Role management with ASP.NET inbuilt controls

Question

I am using the ASP.NET inbuilt login and role management solution (creates table like aspnet_Users etc. and gives access to MembershipUser and the such).

However, at this stage I am a bit stuck with the following:

1) I need to be able to Suspend, Unsuspend and Delete (not necessary remove from table, just disable) users from my app. Is this feature inbuilt?

2) I need to have three different user roles, where one of the roles is always assigned by default. Currently I have built an app with no roles. Is ASP.NET capable of doing this?

Answer 1

1. I don't think that's available by default, but should be fairly easy to add in.
2. Roles are supported in the default implementation. However, you'll have to define and assign the roles yourself.

Answer 2

1. There is a built-in DeleteUser method. It calls a stored procedure named dbo.aspnet_Users_DeleteUser.
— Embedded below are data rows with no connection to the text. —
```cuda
int serfsim_comm_export(serfsim_t* h, void* blob) {
  if (!h || !blob) return fail(SERFSIM_E_INVAL, "null argument");
  if (h->cfg.world_size < 2) return fail(SERFSIM_E_INVAL, "world_size == 1: nothing to export");
  comm_blob b{};
  for (int par = 0; par < 2; ++par) CU(cudaIpcGetMemHandle(&b.data[par], h->d_win_data[par]));
  CU(cudaIpcGetMemHandle(&b.ctrl, h->d_ctrl));
  CU(cudaIpcGetMemHandle(&b.anomaly, h->d_anomaly));
  if (h->d_ue_snap) { CU(cudaIpcGetMemHandle(&b.ue_snap, h->d_ue_snap)); b.has_ue_snap = 1; }
  b.win_cap = h->win_cap; b.rank = (u32)h->cfg.rank;
#ifndef SERFSIM_EMU
// ... 102 lines not shown
```

### serf_b200/csrc/tick_kernel.cu

```cuda
#include <cstdlib>

#include "tick_kernel.cuh"
#include "byz.cuh"

namespace sfs {

namespace {

constexpr int BLOCK = 256;
#ifndef SFS_MB_R1
#define SFS_MB_R1 3
#endif
#ifndef SFS_MB_R1S
#define SFS_MB_R1S SFS_MB_R1
#endif
#ifndef SFS_MB_RN
#define SFS_MB_RN 1
#endif
constexpr u32 TILE_SHIFT = 8;
constexpr u32 MAX_TILES_PER_CTA = 1024;
static_assert((1u << TILE_SHIFT) == BLOCK, "tile = block");

struct Words { u32 w[8]; };

// ... 278 lines not shown
  x.mL = x.mJ = x.mM = x.qw = 0; x.any = 0; x.mailmask = 0; x.qmask = 0;
  for (u32 s2 = 0; s2 < s_hi; ++s2) {
    const u32 l = kL ? ld_u32_stream(p.inbox_rd + (size_t)(KIND_LEAVE * R + s2) * nl + vl, pol_first) : 0u;
    const u32 j = kJ ? ld_u32_stream(p.inbox_rd + (size_t)(KIND_JOIN * R + s2) * nl + vl, pol_first) : 0u;
    const u32 m = kM ? ld_u32_stream(p.inbox_rd + (size_t)(KIND_ML * R + s2) * nl + vl, pol_first) : 0u;
    const u32 q = p.qword[(size_t)s2 * nl + vl];
    SFS_COUNT(6, 4);
    if (R1 || s2 == x.keep) { x.mL = l; x.mJ = j; x.mM = m; x.qw = q; }
    x.any |= l | j | m;
    x.mailmask |= ((l | j | m) ? 1u : 0u) << s2;
    x.qmask |= (q ? 1u : 0u) << s2;
  }
  if (PASS) x.any |= x.qw | ((due && (carry_of(p, vl) & CARRY_TDUE)) ? 1u : 0u);
  return x;
}
__device__ __forceinline__ bool node_active(const TickParams& p, const Pre& x, bool due) {
  return (x.busy & 7u) != 0 || x.any != 0 || p.reap_now != 0 || (due && (x.busy & 8u) && x.nd <= p.tick);
}

template <int FMAX>
struct Ahead { u64 ns; Words rec; u32 cand[FMAX]; u32 valid; };

__device__ __forceinline__ u32 sleeping_deadline(const Pre& x, bool due) { return (due && (x.busy & 8u)) ? x.nd : NO_DEADLINE; }

#if defined(SFS_COLD_INLINE)
#define SFS_COLD __forceinline__
#elif defined(SERFSIM_EMU)
#define SFS_COLD __attribute__((noinline))
#else
#define SFS_COLD __noinline__
#endif
__device__ SFS_COLD void cold_host_op(Rec& r, u32& clock, u32& sstate, u32 op, bool op_here, bool self, bool up_r, u32 limit) {
// ... 88 lines not shown
      cur = ld_rec256(p.rec + 2 * (size_t)vl, pol_first);
    }
    merge_q(cur, pre.qw);
  };
  if (upfront) { load_node(); load_rec0(); }
  const u32 busy = pre.busy;
  u32 mL = pre.mL, mJ = pre.mJ, mM = pre.mM;
  if (STAGED) { mL = kL ? sv.inL[lt] : 0u; mJ = kJ ? sv.inJ[lt] : 0u; mM = kM ? sv.inM[lt] : 0u; }

  u32 nd = pre.nd;
  if (R1 && due && (busy & 8u)) nd = p.node_due[vl];
  const u32 sleeping = (due && (busy & 8u)) ? nd : NO_DEADLINE;
  bool timers_due = sleeping <= p.tick;
  u32 cr = 0;
  if (PASS && due) { cr = carry_of(p, vl); if (cr & CARRY_SEEN) timers_due = (cr & CARRY_TDUE) != 0; }
  if (!TRACE && !STAGED && !((busy & 7u) != 0 || pre.any != 0 || p.reap_now != 0 || timers_due)) { mind = min(mind, sleeping); if (due && (busy & 8u)) SFS_PROBE(20); return false; }
  if (PASS && !due) cr = carry_of(p, vl);
  if (STAGED && !TRACE && !((busy & 7u) || (mL | mJ | mM) || p.reap_now || timers_due)) { mind = min(mind, sleeping); return false; }
#define SFS_WMASK() ((busy & 4u) ? ((u32)p.watch[vl] >> p.sv_wshift) : 0u)
  const bool ahead = !R1 && !STAGED && ah.valid;
  if (ahead) { ns = ah.ns; row0 = vl * p.udeg; row1 = row0 + p.udeg; }
  else if (!upfront) { load_node(); if (R1) load_rec0(); }

  u32 clock = (u32)ns;
  const bool up_r = (ns & NS_UP) != 0;
  u32 sstate = (u32)(ns >> 40) & 3;
  const u32 deg = row1 - row0;

  u32 op = 0, op_slot = 0;
  if (busy & 2) { u32 slot_tmp = 0; op = cold_find_op(p, v, slot_tmp); op_slot = slot_tmp; }
  bool up_s = up_r;
// ... 235 lines not shown
#pragma unroll
  for (int i = 0; i < 8; ++i) {
    const u32 s = warp_sum((u32)vals[i]);
    if (lane == 0) red[i][wid] = s;
  }
  u64 hs = 0;
  if (TRACE) hs = warp_sum64(c.hash);
  __syncthreads();
  if (threadIdx.x == 0 && dsusp_cta) atomicAdd(reinterpret_cast<unsigned long long*>(p.sched + SCHED_SUSPECTS), (unsigned long long)(long long)dsusp_cta);
  if (threadIdx.x < 8) {
    u64 s = 0;
#pragma unroll
    for (int w = 0; w < BLOCK / 32; ++w) s += red[threadIdx.x][w];
    if (s) {
      if (threadIdx.x < 5) atomicAdd((unsigned long long*)(p.row + threadIdx.x), (unsigned long long)s);
      else atomicAdd(p.kinds_cur + (threadIdx.x - 5), (u32)min(s, (u64)0xffffffffu));
    }
  }
  if (TRACE && lane == 0 && hs) atomicAdd((unsigned long long*)(p.row + 7), (unsigned long long)hs);
  { const u32 vw = __reduce_or_sync(0xffffffffu, c.views); if (lane == 0 && vw) atomicOr(p.sched + SCHED_VIEWS_NEXT, vw); }
  if (PASS && p.sv_slot + 1u < p.sv_R) return;
  __threadfence();
  __syncthreads();
  if (threadIdx.x == 0) last_s = (atomicAdd(p.sched + SCHED_TICKET, 1u) == gridDim.x - 1) ? 1u : 0u;
  __syncthreads();
  if (!last_s) return;
  __threadfence();
  volatile u32* sched = p.sched;
  volatile u64* row = p.row;
  const u64 suspects = *reinterpret_cast<volatile u64*>(p.sched + SCHED_SUSPECTS);
  __shared__ u32 quiet_s;
// ... 51 lines not shown
    const u32 views = (sv_base | p.views_host) & ((1u << p.sv_R) - 1u);
    work = (views >> p.sv_slot) & 1u;
    carry_out = (views >> p.sv_slot) > 1u;
    if (work) SFS_PROBE(21);
    else if (p.sv_slot != 0 && p.sv_slot + 1u < p.sv_R) return;
  } else if (p.sv_mode != SV_OFF) {
    const u32 sv_base = p.tick >= p.sched[SCHED_VIEWS_FROM] ? p.sched[SCHED_VIEWS_NEW] : p.sched[SCHED_VIEWS_OLD];
    const u32 views = (sv_base | p.views_host) & ((1u << p.sv_R) - 1u);
    const bool single = views == (1u << p.sv_slot);
    if (p.sv_mode == SV_SINGLE) { if (!single) return; SFS_PROBE(21); }
    else if (p.sv_mode == SV_GENERAL && single) return;
    if (p.sv_mode == SV_CHECK && (single || p.world == 1)) sv_views = views;
  }
  if (threadIdx.x == 0) dsusp_s = 0;
  Counters c = {};
  const bool kL = p.kinds_prev[KIND_LEAVE] != 0, kJ = p.kinds_prev[KIND_JOIN] != 0, kM = p.kinds_prev[KIND_ML] != 0;
  const u64 pol_first = policy_evict_first(), pol_last = policy_evict_last();
  const int lane = threadIdx.x & 31;
  if (SHARDED && threadIdx.x < (BLOCK / 32) * MAX_WORLD) xs->cnt[threadIdx.x / MAX_WORLD][threadIdx.x % MAX_WORLD] = 0;
  bool wrote_remote = false;
  u32 resv = 0, rlen = 0;

  const u32 prev_msgs = p.kinds_prev[KIND_LEAVE] + p.kinds_prev[KIND_JOIN] + p.kinds_prev[KIND_ML];
  const bool dense_now = prev_msgs >= (p.n_tiles >> 1) + 1;
  const bool all_hot = p.force_all || p.kinds_prev[3] != 0;
  const bool mark = !dense_now;
  const bool saturated = prev_msgs >= (p.n_local >> 1);
  if (dense_now && blockIdx.x == 0 && threadIdx.x == 0) p.kinds_cur[3] = 1;

  const u32 tile0 = blockIdx.x * p.tiles_per_cta;
  const u32 ntile = tile0 < p.n_tiles ? min(p.tiles_per_cta, p.n_tiles - tile0) : 0;
  if (SHARDED && saturated && ntile && (u32)lane < p.world && (u32)lane != p.rank) { resv = atomicAdd(p.send_count + lane, XW_FLUSH); rlen = XW_FLUSH; }
  if (PASS && p.sv_slot != 0) tile_decisions(p, hot_s, tile0, ntile, p.sv_slot + 1u == p.sv_R, work); else scan_tiles(p, hot_s, tile0, ntile, all_hot, PASS);
  __syncthreads();
  if (PASS && !work && p.sv_slot + 1u < p.sv_R) return;
  constexpr u32 GROUP = SHARDED ? 4 : 8;
  __shared__ uint4 act_s[GROUP * BLOCK];
  __shared__ u32 act_n;
  __shared__ u8 pend_s[GROUP];
  __shared__ u16 gt_s[GROUP];
  const bool compact = !TRACE && !saturated && !p.reap_now && p.compact;
  if (compact) {
    u32 i = 0;
// ... 6 lines not shown
      __syncthreads();
      Pre pr[GROUP];
#pragma unroll
      for (u32 g = 0; g < GROUP; ++g) {
        pr[g] = Pre{};
        if (g < ng) {
          const u32 vn = ((tile0 + gt_s[g]) << TILE_SHIFT) + threadIdx.x;
          if (vn < p.n_local) pr[g] = prefetch_node<R1, PASS>(p, vn, kL, kJ, kM, pol_first, PASS && (hot_s[gt_s[g]] & 2u) != 0);
        }
      }
#pragma unroll
      for (u32 g = 0; g < GROUP; ++g) {
        const bool due_g = g < ng && (hot_s[gt_s[g]] & 2u) != 0;
        Pre prg = pr[g];
        if (due_g && (prg.busy & 8u)) prg.nd = p.node_due[((tile0 + gt_s[g]) << TILE_SHIFT) + threadIdx.x];
        const bool act = g < ng && node_active(p, prg, due_g);
        if (due_g) {
          const u32 wm = warp_min(act ? NO_DEADLINE : sleeping_deadline(prg, true));
          if (lane == 0 && wm != NO_DEADLINE) atomicMin(p.tile_due + tile0 + gt_s[g], wm);
          if (!act && (prg.busy & 8u)) SFS_PROBE(20);
        }
        const u32 bal = __ballot_sync(0xffffffffu, act);
        if (bal) {
          u32 base = 0;
          if (lane == 0) base = atomicAdd(&act_n, (u32)__popc(bal));
          base = __shfl_sync(0xffffffffu, base, 0);
          if (act) act_s[base + (u32)__popc(bal & ((1u << lane) - 1u))] =
              make_uint4((g << 8) | threadIdx.x | (pr[g].busy << 16) | ((pr[g].any ? 1u : 0u) << 24), pr[g].mL, pr[g].mJ, pr[g].mM);
        }
      }
      __syncthreads();
// ... 632 lines not shown
```

### serf_b200/csrc/tick_kernel.cuh

```cuda
#pragma once
#include <cuda_runtime.h>

#include "record.cuh"
#include "uevent.cuh"
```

You can change that stored procedure to suspend a user instead of deleting them.
2. Similarly, there is a built-in CreateUser method which calls a stored procedure named dbo.aspnet_Membership_CreateUser which you could modify. Or, you could use the Roles.AddUserToRole method to set the default role when the user is created, calling it in your CreateUser method (which would first Membership.CreateUser)

Answer 3

ASP.NET Membership has concepts for "Approved" and "Locked out" (after X number of failed log in attempts) for users, you can probably use those features for suspending users. 4guysfromrolla.com had a great article series on Examining ASP.NET's Membership, Roles, and Profile , it's worth a look.